--- Records shown Enclosed Below ---

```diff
@@ -445,31 +463,28 @@
   PT *planes0 = planes - win.lo * Wi;
   const int lo_off = win.lo * Wi, hi_off = (win.lo + win.rows) * Wi;
   FixScale fix{1.f, 1.0, true};
-  if constexpr (FIX) {
-    unsigned m = 0;
-    for (int c = 0; c < gc; ++c) {
-      const T *go = gout + ((int64_t)b * C + c0 + c) * HW;
-      for (int p = p_begin + threadIdx.x; p < p_end; p += blockDim.x) m = max(m, __float_as_uint(fabsf(Num<T>::ld(go + p))));
-    }
-    fix = fix_scale(block_umax(m, &s_amax));
-  }
+  if constexpr (FIX) fix = fix_scale(block_umax(gmax.finish(), &s_amax));
   if constexpr (TAB) {
     const uint4 *rec = reinterpret_cast<const uint4 *>(in2) + (int64_t)b * HW * 3;
     const T *gout0 = gout + ((int64_t)b * C + c0) * HW;
     uint4 na{}, nb{}, nc{};
-    A ng = 0;
+    A ng[kRsGradReq] = {};
     if (p_begin + (int)threadIdx.x < p_end) {
       const uint4 *r = rec + (int64_t)(p_begin + threadIdx.x) * 3;
       na = r[0], nb = r[1], nc = r[2];
-      ng = Num<T>::ld(gout0 + p_begin + threadIdx.x);
+#pragma unroll
+      for (int j = 0; j < kRsGradReq; ++j) ng[j] = Num<T>::ld(gout0 + (int64_t)min(j, gc - 1) * HW + p_begin + threadIdx.x);
     }
     for (int p = p_begin + threadIdx.x; p < p_end; p += blockDim.x) {
       const uint4 ra = na, rb = nb, rc = nc;
-      const A g_first = ng;
+      A g_first[kRsGradReq];
+#pragma unroll
+      for (int j = 0; j < kRsGradReq; ++j) g_first[j] = ng[j];
       if (p + (int)blockDim.x < p_end) {
         const uint4 *r = rec + (int64_t)(p + blockDim.x) * 3;
         na = r[0], nb = r[1], nc = r[2];
-        ng = Num<T>::ld(gout0 + p + blockDim.x);
+#pragma unroll
+        for (int j = 0; j < kRsGradReq; ++j) ng[j] = Num<T>::ld(gout0 + (int64_t)min(j, gc - 1) * HW + p + blockDim.x);
       }
       const int ro[4] = {(int)(ra.x & 0xffff) * Wi, (int)(ra.x >> 16) * Wi, (int)(ra.y & 0xffff) * Wi, (int)(ra.y >> 16) * Wi};
       const int co[4] = {(int)(ra.z & 0xffff), (int)(ra.z >> 16), (int)(ra.w & 0xffff), (int)(ra.w >> 16)};
@@ -525,12 +540,13 @@
   if constexpr (MODE == 1) {
     __syncthreads();
     if constexpr (FIX) fix.finite = fix.finite && s_poison == 0;
-    for (int c = 0; c < gc; ++c) {
+    const int nflush = WIN ? gc : 1, flush_sz = WIN ? win_sz : gc * win_sz;
+    for (int c = 0; c < nflush; ++c) {
       T *dst = outp + ((int64_t)b * C + c0 + c) * plane_sz + win.lo * Wi;
       if constexpr (FIX)
-        flush_planes_fix<T>(dst, planes + (size_t)c * win_sz, win_sz, split == 1 && margin < 0, (trunc & 2) != 0, fix);
+        flush_planes_fix<T>(dst, planes + (size_t)c * win_sz, flush_sz, split == 1 && margin < 0, (trunc & 2) != 0, fix);
       else
-        flush_planes<T>(dst, planes + (size_t)c * win_sz, win_sz, split == 1 && margin < 0, (trunc & 2) != 0);
+        flush_planes<T>(dst, planes + (size_t)c * win_sz, flush_sz, split == 1 && margin < 0, (trunc & 2) != 0);
     }
   }
 }
@@ -761,9 +777,12 @@
     __syncthreads();
     if (active && !(abl & 2)) {
       const T *go = go0 + (int64_t)cb * HW;
-      if constexpr (FIX)
-        rs_bwd1_apply_fix<T, N>(ro, co, qy, wx, Num<T>::ld(go), go, HW, planes, win, n, fix.up, &s_poison);
-      else
+      if constexpr (FIX) {
+        float g_first[kRsGradReq];
+#pragma unroll
+        for (int j = 0; j < kRsGradReq; ++j) g_first[j] = Num<T>::ld(go + (int64_t)min(j, n - 1) * HW);
+        rs_bwd1_apply_fix<T, N>(ro, co, qy, wx, g_first, go, HW, planes, win, n, fix.up, &s_poison);
+      } else
         rs_bwd1_apply<T, PT, N, A, LdsPlane>(ro, co, qy, wx, go, HW, planes, win, n, (A)1);
     }
     __syncthreads();
```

--- End of Enclosed Records shown ---

# Task to complete:
Copy out each line carrying the string "split" from the data.

# Task result:
-        flush_planes_fix<T>(dst, planes + (size_t)c * win_sz, win_sz, split == 1 && margin < 0, (trunc & 2) != 0, fix);
+        flush_planes_fix<T>(dst, planes + (size_t)c * win_sz, flush_sz, split == 1 && margin < 0, (trunc & 2) != 0, fix);
-        flush_planes<T>(dst, planes + (size_t)c * win_sz, win_sz, split == 1 && margin < 0, (trunc & 2) != 0);
+        flush_planes<T>(dst, planes + (size_t)c * win_sz, flush_sz, split == 1 && margin < 0, (trunc & 2) != 0);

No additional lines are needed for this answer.